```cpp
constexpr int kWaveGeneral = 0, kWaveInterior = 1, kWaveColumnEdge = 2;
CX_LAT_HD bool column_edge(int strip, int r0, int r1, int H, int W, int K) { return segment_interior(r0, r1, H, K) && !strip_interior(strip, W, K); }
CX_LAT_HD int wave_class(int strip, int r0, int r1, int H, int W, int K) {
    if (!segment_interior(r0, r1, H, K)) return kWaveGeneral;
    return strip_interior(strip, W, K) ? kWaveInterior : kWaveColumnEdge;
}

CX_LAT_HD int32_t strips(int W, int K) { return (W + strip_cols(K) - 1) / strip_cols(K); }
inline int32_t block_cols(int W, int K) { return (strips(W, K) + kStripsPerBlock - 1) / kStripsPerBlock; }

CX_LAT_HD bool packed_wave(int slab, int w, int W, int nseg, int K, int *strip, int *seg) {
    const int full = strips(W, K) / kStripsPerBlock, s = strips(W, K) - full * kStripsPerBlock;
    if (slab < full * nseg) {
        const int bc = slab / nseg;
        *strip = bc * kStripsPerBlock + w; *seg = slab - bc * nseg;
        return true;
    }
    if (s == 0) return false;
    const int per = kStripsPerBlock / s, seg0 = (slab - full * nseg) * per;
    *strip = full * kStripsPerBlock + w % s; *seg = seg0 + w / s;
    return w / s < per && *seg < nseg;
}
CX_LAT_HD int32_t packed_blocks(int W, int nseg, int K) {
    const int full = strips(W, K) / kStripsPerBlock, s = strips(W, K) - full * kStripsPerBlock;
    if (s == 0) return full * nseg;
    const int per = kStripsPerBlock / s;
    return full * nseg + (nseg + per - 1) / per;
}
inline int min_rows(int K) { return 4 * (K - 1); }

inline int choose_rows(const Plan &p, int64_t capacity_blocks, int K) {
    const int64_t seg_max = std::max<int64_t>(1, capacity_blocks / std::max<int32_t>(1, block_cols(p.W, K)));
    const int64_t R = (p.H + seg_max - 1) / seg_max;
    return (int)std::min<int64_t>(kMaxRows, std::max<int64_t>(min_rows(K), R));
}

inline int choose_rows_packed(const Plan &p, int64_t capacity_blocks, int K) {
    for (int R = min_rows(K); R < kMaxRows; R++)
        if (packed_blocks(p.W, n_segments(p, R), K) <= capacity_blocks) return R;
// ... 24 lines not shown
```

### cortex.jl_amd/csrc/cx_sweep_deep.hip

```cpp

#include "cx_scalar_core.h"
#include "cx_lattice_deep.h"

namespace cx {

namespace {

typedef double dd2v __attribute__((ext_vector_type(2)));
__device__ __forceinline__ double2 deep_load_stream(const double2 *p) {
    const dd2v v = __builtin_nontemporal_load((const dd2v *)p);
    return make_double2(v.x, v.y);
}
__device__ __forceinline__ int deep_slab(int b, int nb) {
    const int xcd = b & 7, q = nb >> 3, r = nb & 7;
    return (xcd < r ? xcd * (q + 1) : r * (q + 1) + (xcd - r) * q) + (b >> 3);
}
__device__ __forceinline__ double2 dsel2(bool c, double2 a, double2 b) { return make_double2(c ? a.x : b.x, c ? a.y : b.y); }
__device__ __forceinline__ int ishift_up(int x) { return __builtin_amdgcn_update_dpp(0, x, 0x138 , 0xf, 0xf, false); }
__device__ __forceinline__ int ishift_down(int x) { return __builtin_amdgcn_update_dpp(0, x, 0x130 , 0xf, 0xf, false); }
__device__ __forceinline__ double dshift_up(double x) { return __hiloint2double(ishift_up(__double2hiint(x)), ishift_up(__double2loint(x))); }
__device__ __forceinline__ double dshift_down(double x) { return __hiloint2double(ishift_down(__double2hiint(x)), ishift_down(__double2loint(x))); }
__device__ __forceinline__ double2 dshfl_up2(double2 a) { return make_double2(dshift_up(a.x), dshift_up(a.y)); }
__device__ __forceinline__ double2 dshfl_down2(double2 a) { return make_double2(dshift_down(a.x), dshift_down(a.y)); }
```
==
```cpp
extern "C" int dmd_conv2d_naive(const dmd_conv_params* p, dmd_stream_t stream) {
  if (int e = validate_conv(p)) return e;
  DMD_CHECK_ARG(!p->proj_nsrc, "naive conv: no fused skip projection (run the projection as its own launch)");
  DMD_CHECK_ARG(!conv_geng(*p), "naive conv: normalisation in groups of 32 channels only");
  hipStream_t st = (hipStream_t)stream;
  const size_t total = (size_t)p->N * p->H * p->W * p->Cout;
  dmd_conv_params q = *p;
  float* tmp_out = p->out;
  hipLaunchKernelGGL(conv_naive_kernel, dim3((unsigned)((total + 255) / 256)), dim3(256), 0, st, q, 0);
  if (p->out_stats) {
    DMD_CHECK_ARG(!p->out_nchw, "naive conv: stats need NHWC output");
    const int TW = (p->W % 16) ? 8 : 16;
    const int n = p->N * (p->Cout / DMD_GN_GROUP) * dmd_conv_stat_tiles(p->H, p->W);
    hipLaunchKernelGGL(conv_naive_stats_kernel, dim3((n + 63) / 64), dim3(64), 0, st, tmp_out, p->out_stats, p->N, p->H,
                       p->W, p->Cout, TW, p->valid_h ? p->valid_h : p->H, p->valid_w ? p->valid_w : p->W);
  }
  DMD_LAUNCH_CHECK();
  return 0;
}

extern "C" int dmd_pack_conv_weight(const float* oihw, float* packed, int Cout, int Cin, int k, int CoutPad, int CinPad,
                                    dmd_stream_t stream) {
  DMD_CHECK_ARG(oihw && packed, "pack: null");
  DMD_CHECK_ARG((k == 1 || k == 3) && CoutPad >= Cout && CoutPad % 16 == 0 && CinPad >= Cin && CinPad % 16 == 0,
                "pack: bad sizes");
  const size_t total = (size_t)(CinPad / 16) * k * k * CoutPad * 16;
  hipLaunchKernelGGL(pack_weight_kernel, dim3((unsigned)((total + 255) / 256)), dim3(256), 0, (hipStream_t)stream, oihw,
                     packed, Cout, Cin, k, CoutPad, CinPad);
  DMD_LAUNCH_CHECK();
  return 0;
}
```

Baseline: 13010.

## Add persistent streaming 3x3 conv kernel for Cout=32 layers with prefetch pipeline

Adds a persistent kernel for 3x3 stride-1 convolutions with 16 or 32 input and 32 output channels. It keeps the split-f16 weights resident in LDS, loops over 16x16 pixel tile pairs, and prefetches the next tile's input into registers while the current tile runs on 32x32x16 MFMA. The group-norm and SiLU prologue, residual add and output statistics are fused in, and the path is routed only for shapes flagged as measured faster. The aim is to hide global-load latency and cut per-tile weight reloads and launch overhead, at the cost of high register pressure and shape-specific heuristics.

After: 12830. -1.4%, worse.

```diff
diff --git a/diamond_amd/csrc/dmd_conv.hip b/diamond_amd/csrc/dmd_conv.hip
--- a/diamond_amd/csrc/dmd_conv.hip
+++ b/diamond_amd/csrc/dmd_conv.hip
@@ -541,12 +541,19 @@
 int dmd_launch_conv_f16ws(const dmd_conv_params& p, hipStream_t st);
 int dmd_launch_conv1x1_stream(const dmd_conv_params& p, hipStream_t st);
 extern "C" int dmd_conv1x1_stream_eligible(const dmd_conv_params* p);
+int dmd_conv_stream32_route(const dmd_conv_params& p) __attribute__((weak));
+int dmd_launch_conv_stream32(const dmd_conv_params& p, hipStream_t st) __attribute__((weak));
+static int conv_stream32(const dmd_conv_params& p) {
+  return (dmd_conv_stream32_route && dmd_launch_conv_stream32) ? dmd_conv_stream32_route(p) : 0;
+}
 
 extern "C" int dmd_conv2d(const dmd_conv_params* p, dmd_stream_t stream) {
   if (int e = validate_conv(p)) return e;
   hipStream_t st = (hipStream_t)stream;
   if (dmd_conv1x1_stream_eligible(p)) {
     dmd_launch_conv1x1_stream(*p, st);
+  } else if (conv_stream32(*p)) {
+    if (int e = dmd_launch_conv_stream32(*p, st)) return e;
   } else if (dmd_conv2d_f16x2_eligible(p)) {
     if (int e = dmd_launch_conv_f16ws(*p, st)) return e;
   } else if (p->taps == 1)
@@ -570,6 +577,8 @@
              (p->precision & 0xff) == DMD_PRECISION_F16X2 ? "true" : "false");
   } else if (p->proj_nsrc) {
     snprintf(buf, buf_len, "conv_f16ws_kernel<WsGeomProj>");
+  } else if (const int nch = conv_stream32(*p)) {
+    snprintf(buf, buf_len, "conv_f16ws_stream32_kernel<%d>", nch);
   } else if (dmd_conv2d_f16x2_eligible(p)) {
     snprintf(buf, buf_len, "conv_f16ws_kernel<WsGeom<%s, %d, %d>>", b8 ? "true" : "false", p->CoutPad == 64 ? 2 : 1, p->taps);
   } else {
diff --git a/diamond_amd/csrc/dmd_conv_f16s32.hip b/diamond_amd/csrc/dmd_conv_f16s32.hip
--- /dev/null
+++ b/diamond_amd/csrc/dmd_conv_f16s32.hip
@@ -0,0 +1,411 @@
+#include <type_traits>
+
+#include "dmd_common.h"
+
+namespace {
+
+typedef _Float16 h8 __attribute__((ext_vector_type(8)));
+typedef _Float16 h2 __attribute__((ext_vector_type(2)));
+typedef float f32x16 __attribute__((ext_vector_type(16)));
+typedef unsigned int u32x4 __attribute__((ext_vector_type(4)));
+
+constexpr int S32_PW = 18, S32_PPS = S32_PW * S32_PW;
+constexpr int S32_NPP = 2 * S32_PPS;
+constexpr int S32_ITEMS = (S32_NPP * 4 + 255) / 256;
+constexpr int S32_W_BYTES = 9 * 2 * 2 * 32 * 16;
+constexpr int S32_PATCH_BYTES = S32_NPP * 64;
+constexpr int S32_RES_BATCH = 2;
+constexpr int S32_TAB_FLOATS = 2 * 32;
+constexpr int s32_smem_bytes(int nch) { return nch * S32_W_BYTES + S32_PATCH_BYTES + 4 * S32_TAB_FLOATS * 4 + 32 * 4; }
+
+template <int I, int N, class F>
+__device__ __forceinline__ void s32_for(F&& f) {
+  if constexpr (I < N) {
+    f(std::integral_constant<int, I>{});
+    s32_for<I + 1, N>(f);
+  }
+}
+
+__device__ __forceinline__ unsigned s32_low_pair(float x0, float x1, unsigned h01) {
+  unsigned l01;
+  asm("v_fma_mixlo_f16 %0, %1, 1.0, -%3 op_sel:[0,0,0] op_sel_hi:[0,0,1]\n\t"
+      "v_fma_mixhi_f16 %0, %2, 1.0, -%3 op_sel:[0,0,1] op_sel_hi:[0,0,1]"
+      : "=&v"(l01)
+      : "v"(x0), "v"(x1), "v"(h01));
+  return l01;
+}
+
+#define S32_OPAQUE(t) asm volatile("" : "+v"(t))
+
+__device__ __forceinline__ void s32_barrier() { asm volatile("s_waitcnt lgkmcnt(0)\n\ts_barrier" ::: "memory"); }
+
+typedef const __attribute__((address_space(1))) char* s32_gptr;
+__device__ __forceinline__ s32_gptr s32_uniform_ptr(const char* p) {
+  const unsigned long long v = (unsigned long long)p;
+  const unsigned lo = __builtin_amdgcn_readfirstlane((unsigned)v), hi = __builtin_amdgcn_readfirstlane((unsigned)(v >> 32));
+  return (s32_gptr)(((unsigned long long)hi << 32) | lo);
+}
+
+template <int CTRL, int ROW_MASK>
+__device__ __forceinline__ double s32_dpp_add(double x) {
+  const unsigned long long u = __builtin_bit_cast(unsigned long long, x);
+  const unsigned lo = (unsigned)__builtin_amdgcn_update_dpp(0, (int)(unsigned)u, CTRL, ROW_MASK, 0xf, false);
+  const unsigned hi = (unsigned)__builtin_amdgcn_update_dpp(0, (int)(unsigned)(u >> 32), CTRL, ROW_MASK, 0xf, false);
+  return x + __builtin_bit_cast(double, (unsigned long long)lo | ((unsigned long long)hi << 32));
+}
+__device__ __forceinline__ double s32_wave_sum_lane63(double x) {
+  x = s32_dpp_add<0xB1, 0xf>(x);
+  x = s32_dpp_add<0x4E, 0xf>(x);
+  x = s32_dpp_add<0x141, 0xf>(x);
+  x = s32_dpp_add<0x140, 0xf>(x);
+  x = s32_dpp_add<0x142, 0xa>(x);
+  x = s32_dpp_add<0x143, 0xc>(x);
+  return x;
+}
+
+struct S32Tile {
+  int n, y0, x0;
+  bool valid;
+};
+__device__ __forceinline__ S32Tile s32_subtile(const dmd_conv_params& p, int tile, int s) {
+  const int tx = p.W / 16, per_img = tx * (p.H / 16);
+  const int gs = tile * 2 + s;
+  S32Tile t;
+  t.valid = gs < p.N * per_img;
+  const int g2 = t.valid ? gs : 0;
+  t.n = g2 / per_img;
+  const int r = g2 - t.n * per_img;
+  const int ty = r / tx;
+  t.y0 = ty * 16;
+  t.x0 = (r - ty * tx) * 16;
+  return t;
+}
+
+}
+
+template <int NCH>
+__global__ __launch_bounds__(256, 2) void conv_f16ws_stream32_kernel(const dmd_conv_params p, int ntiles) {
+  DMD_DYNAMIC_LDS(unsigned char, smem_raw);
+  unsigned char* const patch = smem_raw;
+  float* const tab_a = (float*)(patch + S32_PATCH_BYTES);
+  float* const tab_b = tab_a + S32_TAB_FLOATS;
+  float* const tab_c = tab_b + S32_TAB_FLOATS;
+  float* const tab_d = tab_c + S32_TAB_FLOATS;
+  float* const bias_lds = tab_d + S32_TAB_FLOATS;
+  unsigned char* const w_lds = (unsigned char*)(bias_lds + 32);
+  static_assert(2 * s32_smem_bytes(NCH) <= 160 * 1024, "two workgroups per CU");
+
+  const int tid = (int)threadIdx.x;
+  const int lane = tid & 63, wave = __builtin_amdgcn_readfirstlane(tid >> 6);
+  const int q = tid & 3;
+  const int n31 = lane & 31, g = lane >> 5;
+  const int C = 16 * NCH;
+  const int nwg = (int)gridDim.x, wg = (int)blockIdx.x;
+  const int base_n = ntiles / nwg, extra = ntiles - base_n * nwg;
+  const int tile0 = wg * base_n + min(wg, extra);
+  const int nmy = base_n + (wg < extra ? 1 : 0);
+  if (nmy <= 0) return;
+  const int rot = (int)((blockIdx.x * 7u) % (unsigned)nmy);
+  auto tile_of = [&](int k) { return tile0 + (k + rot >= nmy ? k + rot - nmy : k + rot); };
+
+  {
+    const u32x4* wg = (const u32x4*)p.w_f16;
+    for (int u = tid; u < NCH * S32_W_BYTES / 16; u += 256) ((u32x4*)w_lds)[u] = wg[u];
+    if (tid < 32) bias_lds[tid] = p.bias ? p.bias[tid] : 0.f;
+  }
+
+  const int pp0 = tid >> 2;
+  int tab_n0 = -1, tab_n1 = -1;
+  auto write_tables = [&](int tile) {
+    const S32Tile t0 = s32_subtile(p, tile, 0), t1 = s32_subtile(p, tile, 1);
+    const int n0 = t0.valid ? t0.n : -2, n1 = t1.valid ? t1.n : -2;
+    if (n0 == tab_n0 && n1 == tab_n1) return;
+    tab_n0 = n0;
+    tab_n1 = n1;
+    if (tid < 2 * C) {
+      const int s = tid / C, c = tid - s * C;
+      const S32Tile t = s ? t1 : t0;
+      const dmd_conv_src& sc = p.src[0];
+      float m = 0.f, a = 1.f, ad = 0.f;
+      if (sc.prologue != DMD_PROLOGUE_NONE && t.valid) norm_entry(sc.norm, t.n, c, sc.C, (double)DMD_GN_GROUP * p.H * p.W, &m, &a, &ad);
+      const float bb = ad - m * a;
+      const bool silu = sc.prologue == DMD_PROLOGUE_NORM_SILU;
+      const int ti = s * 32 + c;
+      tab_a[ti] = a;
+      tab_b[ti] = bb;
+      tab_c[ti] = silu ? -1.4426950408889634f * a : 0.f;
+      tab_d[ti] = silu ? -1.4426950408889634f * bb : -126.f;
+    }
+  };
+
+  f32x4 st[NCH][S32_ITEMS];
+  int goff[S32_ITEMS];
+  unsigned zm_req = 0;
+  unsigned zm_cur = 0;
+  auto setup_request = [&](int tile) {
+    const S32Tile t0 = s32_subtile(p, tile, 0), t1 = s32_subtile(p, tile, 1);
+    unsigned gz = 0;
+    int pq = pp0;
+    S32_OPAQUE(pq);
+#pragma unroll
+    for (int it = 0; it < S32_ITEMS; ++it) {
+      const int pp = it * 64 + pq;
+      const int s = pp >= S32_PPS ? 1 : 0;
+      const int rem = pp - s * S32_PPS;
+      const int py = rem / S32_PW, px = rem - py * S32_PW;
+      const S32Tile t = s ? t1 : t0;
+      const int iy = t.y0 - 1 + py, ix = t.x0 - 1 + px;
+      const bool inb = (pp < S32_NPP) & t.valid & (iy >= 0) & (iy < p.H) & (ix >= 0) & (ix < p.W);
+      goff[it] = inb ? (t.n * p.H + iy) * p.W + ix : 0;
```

» **Work instruction**
From the entries above, show each line that includes the string "prologue".

» **Exercise result**
Adds a persistent kernel for 3x3 stride-1 convolutions with 16 or 32 input and 32 output channels. It keeps the split-f16 weights resident in LDS, loops over 16x16 pixel tile pairs, and prefetches the next tile's input into registers while the current tile runs on 32x32x16 MFMA. The group-norm and SiLU prologue, residual add and output statistics are fused in, and the path is routed only for shapes flagged as measured faster. The aim is to hide global-load latency and cut per-tile weight reloads and launch overhead, at the cost of high register pressure and shape-specific heuristics.
+      if (sc.prologue != DMD_PROLOGUE_NONE && t.valid) norm_entry(sc.norm, t.n, c, sc.C, (double)DMD_GN_GROUP * p.H * p.W, &m, &a, &ad);
+      const bool silu = sc.prologue == DMD_PROLOGUE_NORM_SILU;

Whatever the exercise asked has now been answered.